What Happened
- US President Donald Trump publicly raised the possibility of a "friendly takeover" of Cuba, stating that the Cuban government was in talks with the United States and was in serious economic difficulty with "no money, no anything."
- The remarks come amid an aggressive US pressure campaign on Cuba: Trump signed an executive order threatening tariffs on any country selling oil to Cuba, which prompted Mexico to announce it would cease oil shipments to Cuba in February 2026.
- The broader context includes Trump's February 2025 military operation that abducted Venezuelan President Nicolas Maduro — a close Cuban ally — and the resultant displacement of one of Havana's most important political and economic partners.
- Trump has explicitly framed his Western Hemisphere policy around the Monroe Doctrine, even coining the term "Donroe Doctrine" (a portmanteau with his name) for his assertive approach — including territorial ambitions regarding Canada, Greenland, and the Panama Canal, and regime change postures toward Cuba and Venezuela.
- Cuba is currently facing a severe economic crisis exacerbated by the US embargo, the collapse of Venezuelan oil subsidies, and post-COVID tourism decline.
Static Topic Bridges
The Monroe Doctrine: Historical Basis for US Hemispheric Hegemony
The Monroe Doctrine, proclaimed by US President James Monroe in his annual message to Congress on December 2, 1823, declared that the Western Hemisphere was no longer open to European colonisation or interference — and that any such attempt would be treated as a threat to US security. Initially a relatively limited statement by a weak new republic, the doctrine evolved over time. The Roosevelt Corollary (1904, Theodore Roosevelt) extended it to justify US unilateral intervention in Latin American countries to stabilise their finances and prevent European intervention. The doctrine underpinned US interventions in Cuba (1898, 1961 Bay of Pigs), Nicaragua, Panama, Dominican Republic, Grenada (1983), and Haiti. In the 20th century, Latin American nations consistently challenged the doctrine at the UN and through the 1948 OAS Charter (which affirmed state sovereignty and non-intervention).
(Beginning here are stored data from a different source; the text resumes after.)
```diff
@@ -1457,7 +1496,6 @@
                     cost = rounds * (LZ + 4) * (thr + 192.0);
                 } else {
                     const int waves = thr / 64;
-                    const size_t lds = size_t(6) * size_t(TY + 10) * size_t(TX / 2 + 8) * value_bytes;
                     const int per_cu = std::max(1, std::min(8 / waves, int(size_t(160) * 1024 / lds)));
                     const int simd = (waves * per_cu + 3) / 4;
                     const double rounds = std::ceil(double(ntx) * nty * ntz / (256.0 * per_cu));
@@ -1789,13 +1827,7 @@
         add(g1);
         auto from = [&](const std::array<int, 3> &t) {
             PlaneGeom q = g;
-            q.TX = t[0]; q.TY = t[1]; q.LZ = t[2];
-            q.PX = q.TX / 4 + 2; q.PY = q.TY / 2 + 4;
-            const int nzo = q.z_end - q.z_base;
-            q.ntx = (q.nx + q.TX - 1) / q.TX; q.nty = (q.ny + q.TY - 1) / q.TY; q.ntz = (nzo + q.LZ - 1) / q.LZ;
-            q.n_wg = q.ntx * q.nty * q.ntz;
-            q.threads = round_up(q.PX * q.PY, 64);
-            q.lds_bytes = size_t(6) * size_t(2 * q.PY + 2) * size_t(2 * q.PX + 4) * sizeof(V);
+            q.set_tile(t[0], t[1], t[2], sizeof(V));
             return q;
         };
         for (const auto &t : more0) add(from(t));
```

Trump's second term has explicitly revived the Monroe Doctrine as an operating principle, using economic coercion and military threats to reassert US dominance in the Western Hemisphere.
- Monroe Doctrine proclaimed: December 2, 1823 (by President James Monroe)
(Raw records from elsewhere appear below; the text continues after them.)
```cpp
__global__ __launch_bounds__(256) void loss_finish_kernel(const double* partial, int n, int per, float* loss) {
    __shared__ double psum[256];
    double run = 0.0;
    for (int base = 0; base < n; base += 256) {
        const int p = base + threadIdx.x;
        double t = 0.0;
        if (p < n) for (int i = 0; i < per; ++i) t += partial[(size_t)p * per + i];
        psum[threadIdx.x] = t;
        __syncthreads();
        if (threadIdx.x == 0) {
            const int cnt = n - base < 256 ? n - base : 256;
            for (int i = 0; i < cnt; ++i) run += psum[i];
        }
        __syncthreads();
    }
    if (threadIdx.x == 0) loss[0] = (float)run;
}

extern "C" int64_t dbx_loss_scratch_bytes(int32_t n) {
    return (int64_t)n * LOSS_APPLY_BLOCKS * 8 + (int64_t)n * 5 * NPIX + 64;
}
extern "C" int dbx_loss_forward_backward(const dbx_loss_desc* d, const dbx_loss_io* io, void* scratch, void* stream) {
    DBX_REQUIRE(d && io && scratch, "loss: null argument");
    DBX_REQUIRE(d->kind >= 0 && d->kind <= 2 && d->n > 0, "loss: bad kind/n");
    DBX_REQUIRE(d->half_neg >= 0 && d->half_neg <= NPIX, "loss: half_neg out of range");
    DBX_REQUIRE(io->bbox && io->score && io->loc && io->loss && (d->half_neg == 0 || io->rand_neg), "loss: missing tensors");
    if (d->kind != 0) DBX_REQUIRE(io->vertices && io->lm && io->rf && io->lm_rand_neg, "loss: landmark tensors missing");
    if (d->kind == 2) DBX_REQUIRE(io->lmloc != nullptr, "loss: lm_loc missing");
    LossArgs a; a.d = *d; a.io = *io; a.partial = (double*)scratch;
    a.maskbuf = (unsigned char*)scratch + (size_t)d->n * LOSS_APPLY_BLOCKS * sizeof(double);
    hipLaunchKernelGGL(loss_kernel, dim3(d->n), dim3(LOSS_THREADS), 0, (hipStream_t)stream, a);
    DBX_LAUNCH_CHECK();
    hipLaunchKernelGGL(loss_apply_kernel, dim3(LOSS_APPLY_BLOCKS, d->n), dim3(LOSS_APPLY_THREADS), 0, (hipStream_t)stream, a);
    DBX_LAUNCH_CHECK();
    hipLaunchKernelGGL(loss_finish_kernel, dim3(1), dim3(256), 0, (hipStream_t)stream, (const double*)scratch, d->n, LOSS_APPLY_BLOCKS, io->loss);
    DBX_LAUNCH_CHECK();
    return DBX_OK;
}

__global__ void count_positives_kernel(const float* bbox, const float* labels, int n, int* out) {
    const int i = blockIdx.x * blockDim.x + threadIdx.x;
    if (i >= n) return;
    const int valid = labels ? labels[i] != 0.f : 1;
    const Box b = make_box(bbox + 4 * i, valid);
    out[i] = valid ? (b.py.b - b.py.a) * (b.px.b - b.px.a) : 0;
}
extern "C" int dbx_count_positives(const float* bbox, const float* labels, int32_t n, int32_t* out, void* stream) {
    hipLaunchKernelGGL(count_positives_kernel, dim3((n + 63) / 64), dim3(64), 0, (hipStream_t)stream, bbox, labels, n, out);
    DBX_LAUNCH_CHECK();
    return DBX_OK;
}

__global__ void init_score_map_kernel(const float* bbox, const float* labels, float* out) {
    const int n = blockIdx.x;
    const int valid = labels ? labels[n] != 0.f : 1;
    const Box b = make_box(bbox + 4 * n, valid);
    for (int i = threadIdx.x; i < NPIX; i += blockDim.x) {
        const int y = i / HWD, x = i - y * HWD;
        out[(size_t)n * NPIX + i] = (valid && in_span(b.py, y) && in_span(b.px, x)) ? 1.f : 0.f;
    }
}
extern "C" int dbx_init_score_map(const float* bbox, const float* labels, int32_t n, float* out, void* stream) {
    hipLaunchKernelGGL(init_score_map_kernel, dim3(n), dim3(256), 0, (hipStream_t)stream, bbox, labels, out);
    DBX_LAUNCH_CHECK();
    return DBX_OK;
}

__global__ void init_offset_map_kernel(const float* coords, const float* labels, int c, float* out) {
    const int n = blockIdx.x;
    const int valid = labels ? labels[n] != 0.f : 1;
    for (int i = threadIdx.x; i < c * NPIX; i += blockDim.x) {
        const int ch = i / NPIX, p = i - ch * NPIX;
        const int y = p / HWD, x = p - y * HWD;
        out[(size_t)n * c * NPIX + i] = valid ? ((ch & 1) ? (float)y : (float)x) - coords[n * c + ch] : 0.f;
    }
}
extern "C" int dbx_init_offset_map(const float* coords, const float* labels, int32_t n, int32_t c, float* out, void* stream) {
    hipLaunchKernelGGL(init_offset_map_kernel, dim3(n), dim3(256), 0, (hipStream_t)stream, coords, labels, c, out);
    DBX_LAUNCH_CHECK();
    return DBX_OK;
}

__global__ void init_lm_heatmap_kernel(const float* vert, const float* labels, int clamp, float* out, int* err) {
    const int n = blockIdx.x;
    const int valid = labels ? labels[n] != 0.f : 1;
    for (int i = threadIdx.x; i < 4 * NPIX; i += blockDim.x) out[(size_t)n * 4 * NPIX + i] = 0.f;
    __syncthreads();
    if (threadIdx.x < 4 && valid) {
        const int j = threadIdx.x;
        int x = lm_coord(vert[8 * n + 2 * j], clamp), y = lm_coord(vert[8 * n + 2 * j + 1], clamp);
        if (x >= HWD || y >= HWD) { if (err) atomicAdd(err, 1); x = min(x, HWD - 1); y = min(y, HWD - 1); }
        if (x >= 0 && y >= 0) out[((size_t)n * 4 + j) * NPIX + y * HWD + x] = 1.f;
    }
}
extern "C" int dbx_init_lm_heatmap(const float* vertices, const float* labels, int32_t n, int32_t clamp, float* out, void* stream) {
    hipLaunchKernelGGL(init_lm_heatmap_kernel, dim3(n), dim3(256), 0, (hipStream_t)stream, vertices, labels, clamp, out, (int*)nullptr);
    DBX_LAUNCH_CHECK();
    return DBX_OK;
}

__global__ void mask_by_sel_kernel(float* mask, int n, const long long* pos, long long npos, const long long* neg, int nneg) {
    const long long total = npos + (long long)n * nneg;
    for (long long i = blockIdx.x * (long long)blockDim.x + threadIdx.x; i < total; i += (long long)gridDim.x * blockDim.x) {
        if (i < npos) {
            const long long* p = pos + 4 * i;
            mask[((size_t)p[0] + p[1]) * NPIX + p[2] * HWD + p[3]] = 1.f;
        } else {
            const long long j = i - npos;
            const long long id = neg[j];
            if (id >= 0 && id < NPIX) mask[(size_t)(j / nneg) * NPIX + id] = 1.f;
        }
    }
}
extern "C" int dbx_mask_by_sel(float* mask, int32_t n, const int64_t* pos_idx, int64_t n_pos, const int64_t* neg_idx,
                               int32_t n_neg, void* stream) {
    const long long total = n_pos + (long long)n * n_neg;
    if (total == 0) return DBX_OK;
    hipLaunchKernelGGL(mask_by_sel_kernel, dim3((unsigned)((total + 255) / 256)), dim3(256), 0, (hipStream_t)stream, mask, n,
                       (const long long*)pos_idx, (long long)n_pos, (const long long*)neg_idx, n_neg);
    DBX_LAUNCH_CHECK();
    return DBX_OK;
}

__global__ void mask_gray_zone_cls_kernel(float* mask, const float* bbox, const float* labels) {
    const int n = blockIdx.x;
    const int valid = labels ? labels[n] != 0.f : 1;
    if (!valid) return;
    const Box b = make_box(bbox + 4 * n, valid);
    for (int i = threadIdx.x; i < NPIX; i += blockDim.x) {
        const int y = i / HWD, x = i - y * HWD;
        float v = mask[(size_t)n * NPIX + i];
        if (in_span(b.gzy, y) && in_span(b.gzx, x)) v = 0.f;
        if (in_span(b.coy, y) && in_span(b.cox, x)) v = 1.f;
        mask[(size_t)n * NPIX + i] = v;
    }
}
extern "C" int dbx_mask_gray_zone_cls(float* mask, const float* bbox, const float* labels, int32_t n, void* stream) {
    hipLaunchKernelGGL(mask_gray_zone_cls_kernel, dim3(n), dim3(256), 0, (hipStream_t)stream, mask, bbox, labels);
    DBX_LAUNCH_CHECK();
    return DBX_OK;
}

__global__ void mask_gray_zone_lm_kernel(float* mask, const long long* pos, long long npos) {
    const long long p = blockIdx.x;
    if (p >= npos) return;
    const long long n = pos[4 * p];
    const int y = (int)pos[4 * p + 2], x = (int)pos[4 * p + 3];
    const Span sy = py_slice(y - 2, y + 3), sx = py_slice(x - 2, x + 3);
    const int i = threadIdx.x;
    if (i < 25) {
        const int yy = sy.a + i / 5, xx = sx.a + i % 5;
        if (yy < sy.b && xx < sx.b) mask[(size_t)n * NPIX + yy * HWD + xx] = 0.f;
    }
    __syncthreads();
    if (i == 0) mask[(size_t)n * NPIX + y * HWD + x] = 1.f;
}
extern "C" int dbx_mask_gray_zone_lm(float* mask, int32_t n, const int64_t* pos_idx, int64_t n_pos, void* stream) {
    if (n_pos == 0) return DBX_OK;
    hipLaunchKernelGGL(mask_gray_zone_lm_kernel, dim3((unsigned)n_pos), dim3(64), 0, (hipStream_t)stream, mask,
                       (const long long*)pos_idx, (long long)n_pos);
    DBX_LAUNCH_CHECK();
    return DBX_OK;
}
```

densebox_amd/csrc/refine_ops.hip:

```cpp
#include "common.hpp"

namespace {
constexpr int RCI = 5, RTAPS = 49, RG1 = RCI * RTAPS + 1;

__device__ __forceinline__ void rf_coef(int d, float scale, int in, int& i0, int& i1, float& l0, float& l1) {
#pragma clang fp contract(off)
    const float src = scale * (float)d;
    i0 = (int)src;
    if (i0 > in - 1) i0 = in - 1;
    i1 = i0 + (i0 < in - 1 ? 1 : 0);
    l1 = src - (float)i0;
    l0 = 1.f - l1;
}
inline float rf_scale(int in, int out) { return out > 1 ? (float)(in - 1) / (float)(out - 1) : 0.f; }

__global__ void refine_up_t_kernel(const float* __restrict__ d, int n, int ho, int wo, float* __restrict__ g, int hs, int ws, float sy, float sx) {
    const int64_t total = (int64_t)n * hs * ws;
    for (int64_t i = blockIdx.x * (int64_t)blockDim.x + threadIdx.x; i < total; i += (int64_t)gridDim.x * blockDim.x) {
        const int px = (int)(i % ws), py = (int)((i / ws) % hs);
        const int64_t im = i / ((int64_t)ws * hs);
        int ylo = sy > 0.f ? (int)((float)(py - 1) / sy) - 1 : 0, yhi = sy > 0.f ? (int)((float)(py + 1) / sy) + 2 : ho - 1;
        int xlo = sx > 0.f ? (int)((float)(px - 1) / sx) - 1 : 0, xhi = sx > 0.f ? (int)((float)(px + 1) / sx) + 2 : wo - 1;
        ylo = ylo < 0 ? 0 : ylo; xlo = xlo < 0 ? 0 : xlo; yhi = yhi > ho - 1 ? ho - 1 : yhi; xhi = xhi > wo - 1 ? wo - 1 : xhi;
        const float* dp = d + im * ho * wo;
        float acc = 0.f;
        for (int y = ylo; y <= yhi; ++y) {
            int y0, y1; float ly0, ly1;
            rf_coef(y, sy, hs, y0, y1, ly0, ly1);
            const float wy = (y0 == py ? ly0 : 0.f) + (y1 == py ? ly1 : 0.f);
            if (wy == 0.f) continue;
            for (int x = xlo; x <= xhi; ++x) {
                int x0, x1; float lx0, lx1;
                rf_coef(x, sx, ws, x0, x1, lx0, lx1);
                const float wx = (x0 == px ? lx0 : 0.f) + (x1 == px ? lx1 : 0.f);
                if (wx != 0.f) acc = fmaf(wy * wx, dp[y * wo + x], acc);
            }
        }
        g[i] = acc;
    }
}

constexpr int RSPLIT = 4;
__global__ __launch_bounds__(256) void refine_g1_kernel(const float* __restrict__ lm, const float* __restrict__ sc, int h, int w,
                                                        const float* __restrict__ g, float* __restrict__ partial) {
    extern __shared__ float sm[];
    const int ph = h / 2, pw = w / 2, oh = ph - 6, ow = pw - 6;
    const int n = blockIdx.x / RSPLIT, part = blockIdx.x % RSPLIT, tid = threadIdx.x;
    const int rows = (oh + RSPLIT - 1) / RSPLIT, y0 = part * rows < oh ? part * rows : oh, y1 = y0 + rows < oh ? y0 + rows : oh;
    const int xr = y1 > y0 ? y1 - y0 + 6 : 0;
    float* x5 = sm;
    float* gs = sm + RCI * (rows + 6) * pw;
    for (int e = tid; e < RCI * xr * pw; e += 256) {
        const int c = e / (xr * pw), r = e % (xr * pw), py = y0 + r / pw, px = r % pw;
        const float* p = (c < 4 ? lm + ((size_t)n * 4 + c) * h * w : sc + (size_t)n * h * w) + (size_t)(2 * py) * w + 2 * px;
        x5[e] = fmaxf(fmaxf(p[0], p[1]), fmaxf(p[w], p[w + 1]));
    }
    for (int e = tid; e < (y1 - y0) * ow; e += 256) gs[e] = g[((size_t)n * oh + y0) * ow + e];
    __syncthreads();
    if (tid < RG1) {
        float acc = 0.f;
        if (tid < RCI * RTAPS) {
            const int c = tid / RTAPS, u = (tid % RTAPS) / 7, v = tid % 7;
            const float* xc = x5 + (c * xr + u) * pw + v;
            for (int y = 0; y < y1 - y0; ++y)
                for (int x = 0; x < ow; ++x) acc = fmaf(gs[y * ow + x], xc[y * pw + x], acc);
        } else {
            for (int e = 0; e < (y1 - y0) * ow; ++e) acc += gs[e];
        }
        partial[(size_t)blockIdx.x * RG1 + tid] = acc;
    }
}
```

- Core principle: Western Hemisphere closed to further European colonisation; any interference = threat to US
- Roosevelt Corollary (1904): US right to intervene in Latin America to prevent "chronic wrongdoing"
- OAS (Organisation of American States, 1948): member states affirm sovereignty, non-intervention principle
- Bay of Pigs invasion (1961): CIA-backed Cuban exile attempt to overthrow Castro; failed
- US embargo on Cuba: in effect since 1960 (codified in Helms-Burton Act, 1996); comprehensive trade/financial blockade
- Trump "Donroe Doctrine": explicitly references Monroe Doctrine; claims US primacy over entire Western Hemisphere
Connection to this news: Trump's suggestion of a "friendly takeover" of Cuba is an expression of the Monroe Doctrine's ultimate logic — that sovereign states in the Western Hemisphere can be absorbed or regime-changed at Washington's discretion. Cuba's economic vulnerability makes it a test case for how far Trump will push this doctrine.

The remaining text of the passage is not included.